Depending on what you want it to be - you are going to have to do some striking to get it to the size and basic shape you want and then pressure flake.  My previous response was intended to answer your question regarding tool size.

----------


## your_comforting_company

The copper ground wire won't bend. Too hard of a metal will fracture the pieces.. it needs a little "give" to it. Not sure about the physics behind it, but copper works better, and it only takes a short piece sticking out, maybe, half an inch exposed. Antlers work well because they are softish..

----------


## Rustic_Elements

well i have antler and im sure if i stripped some wire i would find some copper but antler is right on hand lol. ill try it out and see what happens hopefully it doesnt turn into driveway filler

----------


## A Curious Scout

I just started my first ever knapping project today. I'm trying to make an arrowhead from the bottom of a Jarritos bottle I got today at the jambaree. Most I've learned about knapping I learned from this thread though, so I'll be happy to give what input I can once I'm done! Just a couple questions, though: What is pressure flaking? And what is percussion flaking?

----------


## crashdive123

Percussion flaking is when you strike the piece to remove material.  I use a piece of elk antler (bottom of picture) or "copper bopper" (piece of wood with weighted copper end) or a rock.  Pressure flaking is when you use a tool (antler tine, ishi stick, nail) to push of the material.  I use a dowel with a piece of copper wire (toward the right of picture)
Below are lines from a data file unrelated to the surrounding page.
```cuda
struct KParams {
    const uint8_t *reads; const int64_t *offsets; int64_t n_reads;
    const int32_t *count, *qweight, *ref_id;
    const int32_t *pair_order;
    c2b_read_rec *recs; c2b_aln_rec *alns; uint8_t *strings; c2b_edit *edits;
    int32_t W, edit_cap;
    const RefDev *refs; int32_t n_refs;
    int32_t out_refs, ops_refs;
    int32_t go, ge, seed_count, seed_min; uint32_t flags; int32_t nq;
    uint8_t alpha[C2B_MAX_Q]; uint8_t comp[C2B_MAX_Q];
    uint32_t *tb; int64_t tb_words_per_warp; int32_t TS;
    uint32_t *tbb; int64_t tbb_words_per_warp;
    uint32_t *tbq;
    int32_t *bnd; int64_t bnd_words_per_warp;
    uint64_t *opsbuf;
    uint64_t *rgops;
    WorkBlock *wb;
    unsigned long long *work_counter;
    uint64_t *gops; uint32_t *gmeta; int32_t NW;
    int32_t *left;
    int32_t *left2;
    int32_t *left0;
    int32_t *left1;
    int32_t route;
    const unsigned long long *n_dev;
    int32_t vstride, hstride;
    const uint32_t *stage_src;
    int32_t stage_bytes;
    const uint8_t *lut;
    int32_t phase_sync;
    const uint64_t *forced_ops;
    const int32_t *forced_n;
};

C2B_DEV int64_t oslot(const KParams &P, int64_t rd, int r) { return rd * P.out_refs + (P.ref_id ? 0 : r); }
C2B_DEV int64_t nreads(const KParams &P) { return P.n_dev ? (int64_t)*P.n_dev : P.n_reads; }

C2B_DEV const RefDev &refdev(const KParams &P, int r) { return P.refs[r]; }

// ... 1448 lines not shown
```

crispresso2_b200/csrc/c2b_engine.cu:

```cuda
#include <algorithm>
#include <atomic>
#include <mutex>
#ifndef C2B_EMU
#include <sched.h>
#include <sys/syscall.h>
#include <unistd.h>
#include <cctype>
#endif
#include <chrono>
#include <cstdio>
#include <cstdlib>
#include <cstring>
#include <string>
#include <thread>
#include <vector>

#include "c2b_core.cuh"
#include "c2b_split.cuh"
#include "c2b_annotate.cuh"
#include "c2b_fastq_int.h"

using namespace c2b;
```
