void SlateModel::layout_workspace(bool commit) {
    begin_layout(commit);
    x3_of_.clear();
    const size_t B = Bmax, BT = B * T, BN = B * N, BK = B * K;
    metrics_ = carve("metrics", 64);
    scratch_floats_ = 0;
    {
        size_t need = conv_wgrad_ws_floats((int)(B * (cfg.use_bcdec ? K : 1)), S, S, 5, 64) + (size_t)512 * 2304 * 2;
        if (conv_first_wgrad_ws_floats((int)B, S, S) > need) need = conv_first_wgrad_ws_floats((int)B, S, S);
        size_t sk = (size_t)32 * V * d + (size_t)(1 << 20);
        if (sk > need) need = sk;
        size_t cs = (size_t)N * C * 8 + (size_t)T * d * 8 + (1 << 20);
        if (cs > need) need = cs;
        if (cfg.use_bcdec && bcast_l1_bwd_ws_floats((long long)BK, S, 5) > need) need = bcast_l1_bwd_ws_floats((long long)BK, S, 5);
        const size_t ca = cross_attn_bwd_ws_floats((int)B, T, K, d, NH), eb = embed_bwd_ws_floats((long long)B * T, V, d);
        if (ca > need) need = ca;
        if (eb > need) need = eb;
        scratch_floats_ = need + (1 << 20);
    }
    scratch_ = carve(nullptr, scratch_floats_);
    scratch2_ = cfg.use_bcdec ? scratch_ : carve(nullptr, scratch_floats_);
    obs8_ = first_direct() ? nullptr : carve("obs8", BN * 8);
    obs_keep_ = first_direct() ? carve(nullptr, BN * cfg.obs_channels) : nullptr;
    obs_stage_ = carve(nullptr, (B < 32 ? B : 32) * (size_t)cfg.obs_channels * N);
    seed_dev_ = reinterpret_cast<unsigned long long*>(carve(nullptr, 64));
    e1_ = carve("enc1", BN * 64); e2_ = carve("enc2", BN * 64); e3_ = carve("enc3", BN * 64); e4_ = carve("feats", BN * 64);
    posmap_ = carve(nullptr, (size_t)N * C); gridT_ = carve(nullptr, (size_t)N * 4);
    ln0_ = carve(nullptr, BN * 64); ln0_mean_ = carve(nullptr, BN); ln0_rstd_ = carve(nullptr, BN);
    h1_ = carve("sa_mlp_hidden", BN * 64); x_ = carve("sa_inputs", BN * 64);
    slots0_ = carve("slots0", BK * D); slot_noise_ = carve(nullptr, BK * D); slots_ = carve("slots", BK * D);
    attn_ = carve("attn", BN * K);
    attn_heads_ = SH > 1 ? carve(nullptr, sa_attn_heads_floats(B, N, K, SH)) : nullptr;
    const SaSizes sz = sa_sizes(B, K, C, D, H, I, SH);
    sa_save_ = carve("sa_save", sz.save);
    sa_grows_ = carve(nullptr, sz.grows);
    sa_wts_ = carve(nullptr, sz.wts);
    sa_small_ = carve(nullptr, sz.small);
    sa_xchg_ = carve(nullptr, sz.xchg);
    sa_parts_ = carve(nullptr, sz.parts);
    sa_pack_dev_ = reinterpret_cast<PackEntry*>(carve(nullptr, sz.table));
    for (int i = 0; i < 4; ++i) {
        const int cin = i == 0 ? 8 : 64;
        cw_fwd_[i] = carve(nullptr, (size_t)25 * cin * 64);
        cw_bwd_[i] = i == 0 ? nullptr : carve(nullptr, (size_t)25 * 64 * 64);
        if (conv_x3_ && i > 0) {
            float* f3 = carve(nullptr, conv_x3_pack_floats());
            float* b3 = carve(nullptr, conv_x3_pack_floats());
            if (ws_commit_) { x3_of_[cw_fwd_[i]] = f3; x3_of_[cw_bwd_[i]] = b3; }
        }
    }
    gslots_ = carve(nullptr, BK * D); gslots0_ = carve(nullptr, BK * D);
    gA_ = carve(nullptr, BN * 64); gB_ = carve(nullptr, BN * 64); gC_ = cfg.use_bcdec ? gA_ : carve(nullptr, BN * 64);
    gmap_ = carve(nullptr, (size_t)N * C);
    if (cfg.use_bcdec) {
        const size_t BKN = BK * (size_t)N;
        bc_Wc_ = carve(nullptr, 25 * 64 * 5 + 64); bc_W1r_ = carve(nullptr, (size_t)25 * 64 * D); bc_P1_ = carve(nullptr, (size_t)N * 64);
        bc_M_ = carve(nullptr, BK * 1600); bc_T_ = carve(nullptr, BK * 1600);
        bc_c1_ = carve("bc_c1", BKN * 64); bc_c2_ = carve("bc_c2", BKN * 64); bc_c3_ = carve("bc_c3", BKN * 64);
        bc_out4_ = carve(nullptr, BKN * 4); bc_dout4_ = carve(nullptr, BKN * 4);
        bc_gA_ = carve(nullptr, BKN * 64); bc_gB_ = carve(nullptr, BKN * 64);
        for (int i = 0; i < 2; ++i) {
            bc_pk_[i] = carve(nullptr, 25 * 64 * 64); bc_pkb_[i] = carve(nullptr, 25 * 64 * 64);
            if (conv_x3_ > 0) {
                float* f3 = carve(nullptr, conv_x3_pack_floats());
                float* b3 = carve(nullptr, conv_x3_pack_floats());
                if (ws_commit_) { x3_of_[bc_pk_[i]] = f3; x3_of_[bc_pkb_[i]] = b3; }
            }
        }
        bc_Wk4_ = carve(nullptr, 9 * 64 * 4); bc_Wb4_ = carve(nullptr, 9 * 64 * 4);
        bc_dW1r_ = carve(nullptr, (size_t)25 * 64 * D); bc_dWc_ = carve(nullptr, 25 * 64 * 5 + 64);
        bc_dT_ = carve(nullptr, BK * 1600); bc_dM_ = carve(nullptr, BK * 1600); bc_G1_ = carve(nullptr, (size_t)N * 64);
        recon_ = carve("recon", BN * 4);
    } else {
    patches_ = carve("patches", BT * 16 * cfg.obs_channels);
    for (int i = 0; i < 7; ++i) de_[i] = carve(fmt("dvae_enc%d", i).c_str(), BT * 64);
    zraw_ = carve("zraw", BT * V);
    z_ = carve("z", BT * V);
    zdec_ = cfg.hard ? carve("z_st", BT * V) : z_;
    tokens_ = reinterpret_cast<int*>(carve("tokens", BT));
    {
        const size_t nseg = (size_t)gemm_stat_segments(V);
        zstat_ = carve(nullptr, BT * nseg * 2); zhstat_ = carve(nullptr, BT * nseg); zhidx_ = reinterpret_cast<int*>(carve(nullptr, BT * nseg));
        zlse_ = carve("z_lse", BT); zdot_ = carve(nullptr, BT);
        cestat_ = carve(nullptr, BT * nseg * 2); celse_ = carve("ce_lse", BT); cepart_ = carve(nullptr, BT / 16 + 16);
    }
    dd0_ = carve("dvae_dec0", BT * 64); dd1_ = carve("dvae_dec1", BT * 64); dd2_ = carve("dvae_dec2", BT * 64); dd3_ = carve("dvae_dec3", BT * 64);
    dd4_ = carve("dvae_dec4", BT * 256); ps1_ = carve(nullptr, BT * 256);
    dd6_ = carve("dvae_dec6", BT * 256); dd7_ = carve("dvae_dec7", BT * 256); dd8_ = carve("dvae_dec8", BT * 256);
    dd9_ = carve("dvae_dec9", BT * 1024); ps2_ = carve(nullptr, BN * 64);
    recon_ = carve("recon", BN * 4); drecon_ = carve(nullptr, BN * 4);
    for (int i = 0; i < 2; ++i) {
        dw_fwd_[i] = carve(nullptr, 9 * 64 * 64); dw_bwd_[i] = carve(nullptr, 9 * 64 * 64);
        if (conv_x3_ > 0) {
            float* f3 = carve(nullptr, conv_x3_pack_floats(3));
            float* b3 = carve(nullptr, conv_x3_pack_floats(3));
            if (ws_commit_) { x3_of_[dw_fwd_[i]] = f3; x3_of_[dw_bwd_[i]] = b3; }
        }
    }
    w11p_ = carve(nullptr, 4 * 64);
    mem_ = carve("mem", BK * d); emb_ = carve("emb", BT * d);
    for (int b = 0; b < NB; ++b) {
        Blk& k = blk_[b];
        k.ln1 = carve(nullptr, BT * d); k.ln1_mean = carve(nullptr, BT); k.ln1_rstd = carve(nullptr, BT);
        k.q = carve(nullptr, BT * 3 * d); k.k = k.q + d; k.v = k.q + 2 * d;
        k.lse = carve(nullptr, B * NH * (size_t)T); k.ao = carve(nullptr, BT * d); k.x1 = carve(nullptr, BT * d);
        k.ln2 = carve(nullptr, BT * d); k.ln2_mean = carve(nullptr, BT); k.ln2_rstd = carve(nullptr, BT);
        k.cq = carve(nullptr, BT * d); k.ck = carve(nullptr, BK * d); k.cv = carve(nullptr, BK * d);
        k.cP = carve(nullptr, B * NH * (size_t)T * K); k.cao = carve(nullptr, BT * d); k.x2 = carve(nullptr, BT * d);
        k.ln3 = carve(nullptr, BT * d); k.ln3_mean = carve(nullptr, BT); k.ln3_rstd = carve(nullptr, BT);
        k.f1 = carve(fmt("blk%d.ffn_hidden", b).c_str(), BT * 4 * d); k.x3 = carve(nullptr, BT * d);
    }
    bg_.resize(NB);
    {
        const size_t NC = xattn_supported(K, d, NH) ? (size_t)NH * xattn_kp(K, NH) : 16;
        xa_zero_base_ = carve_pos();
        for (int b = 0; b < NB; ++b) {
            Blk& k = blk_[b];
            k.xaAb = carve(nullptr, B * NC * d); k.xaAbT = carve(nullptr, B * NC * d); k.xaVo = carve(nullptr, B * NC * d); k.xaVoT = carve(nullptr, B * NC * d);
        }
        xa_zero_floats_ = (size_t)(carve_pos() - xa_zero_base_);
        for (int b = 0; b < NB; ++b) { bg_[b].xaPd = carve(nullptr, BT * NC); bg_[b].xaDs = carve(nullptr, BT * NC); }
        xa_dAb_ = carve(nullptr, B * NC * d); xa_dVo_ = carve(nullptr, B * NC * d);
        xa_pq_ = carve(nullptr, B * (size_t)d * d); xa_po_ = carve(nullptr, B * (size_t)d * d);
    }
    attn_delta_ = carve(nullptr, B * NH * (size_t)T);
    attn_ds_ = attn_ds_floats_ ? carve(nullptr, attn_ds_floats_) : nullptr;
    lnf_ =carve("dec_out", BT * d); lnf_mean_ = carve(nullptr, BT); lnf_rstd_ = carve(nullptr, BT);
    pred_ = carve("pred", BT * V);
    gx_ = carve(nullptr, BT * d); gbr_ = carve(nullptr, BT * d); gt1_ = carve(nullptr, BT * d); gt2_ = carve(nullptr, BT * d);
    gt3_ = carve(nullptr, BT * d); gf1_ = carve(nullptr, BT * 4 * d); gqkv_ = carve(nullptr, BT * 3 * d);
    for (int b = 0; b < NB; ++b) {
        BlkG& q = bg_[b];
        if (b == 0) { q.gbr[0] = gbr_; q.gf1 = gf1_; q.gt2 = gt2_; q.gqkv = gqkv_; }
        else { q.gbr[0] = carve(nullptr, BT * d); q.gf1 = carve(nullptr, BT * 4 * d); q.gt2 = carve(nullptr, BT * d); q.gqkv = carve(nullptr, BT * 3 * d); }
        q.gbr[1] = carve(nullptr, BT * d); q.gbr[2] = carve(nullptr, BT * d);
    }
    scratch3_ = carve(nullptr, scratch_floats_);
    gmem_ = carve(nullptr, BK * d); gck_ = carve(nullptr, BK * d); gcv_ = carve(nullptr, BK * d);
    gdA_ = carve(nullptr, BN * 64); gdB_ = carve(nullptr, BN * 64);
    }
    col0_ = dw0p_ = nullptr;
    if (!first_direct()) {
        const int ldc0 = (25 * cfg.obs_channels + 3) & ~3;
        col0_ = carve(nullptr, BN * ldc0); dw0p_ = carve(nullptr, (size_t)64 * ldc0);
    }
    end_layout();
}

Guests can not see images in the messages. Please register in the forum.

----------


## A Curious Scout

Another question, how do I make a piece thinner?

----------


## A Curious Scout

> Percussion flaking is when you strike the piece to remove material.  I use a piece of elk antler (bottom of picture) or "copper bopper" (piece of wood with weighted copper end) or a rock.  Pressure flaking is when you use a tool (antler tine, ishi stick, nail) to push of the material.  I use a dowel with a piece of copper wire (toward the right of picture)
> 
> Guests can not see images in the messages. Please register in the forum.


Thanks alot! This really helps.

----------


## A Curious Scout

Snapshot_20120429.JPG
And then...Snapshot_20120429_1.JPG

I'm gonna see if I can salvage a piece to make a point. A bit of advice, though: go easy when percussion flaking!

----------


## crashdive123

Keep in mind - when you strike your material, the goal is not to just break it, but rather peel pieces off (called spalls).  When pressure flaking you are pushing material off, not chipping away.

Go from this...

Guests can not see images in the messages. Please register in the forum.

To this...

Guests can not see images in the messages. Please register in the forum.

To this...(these are not my work, but rather that of a local knapper)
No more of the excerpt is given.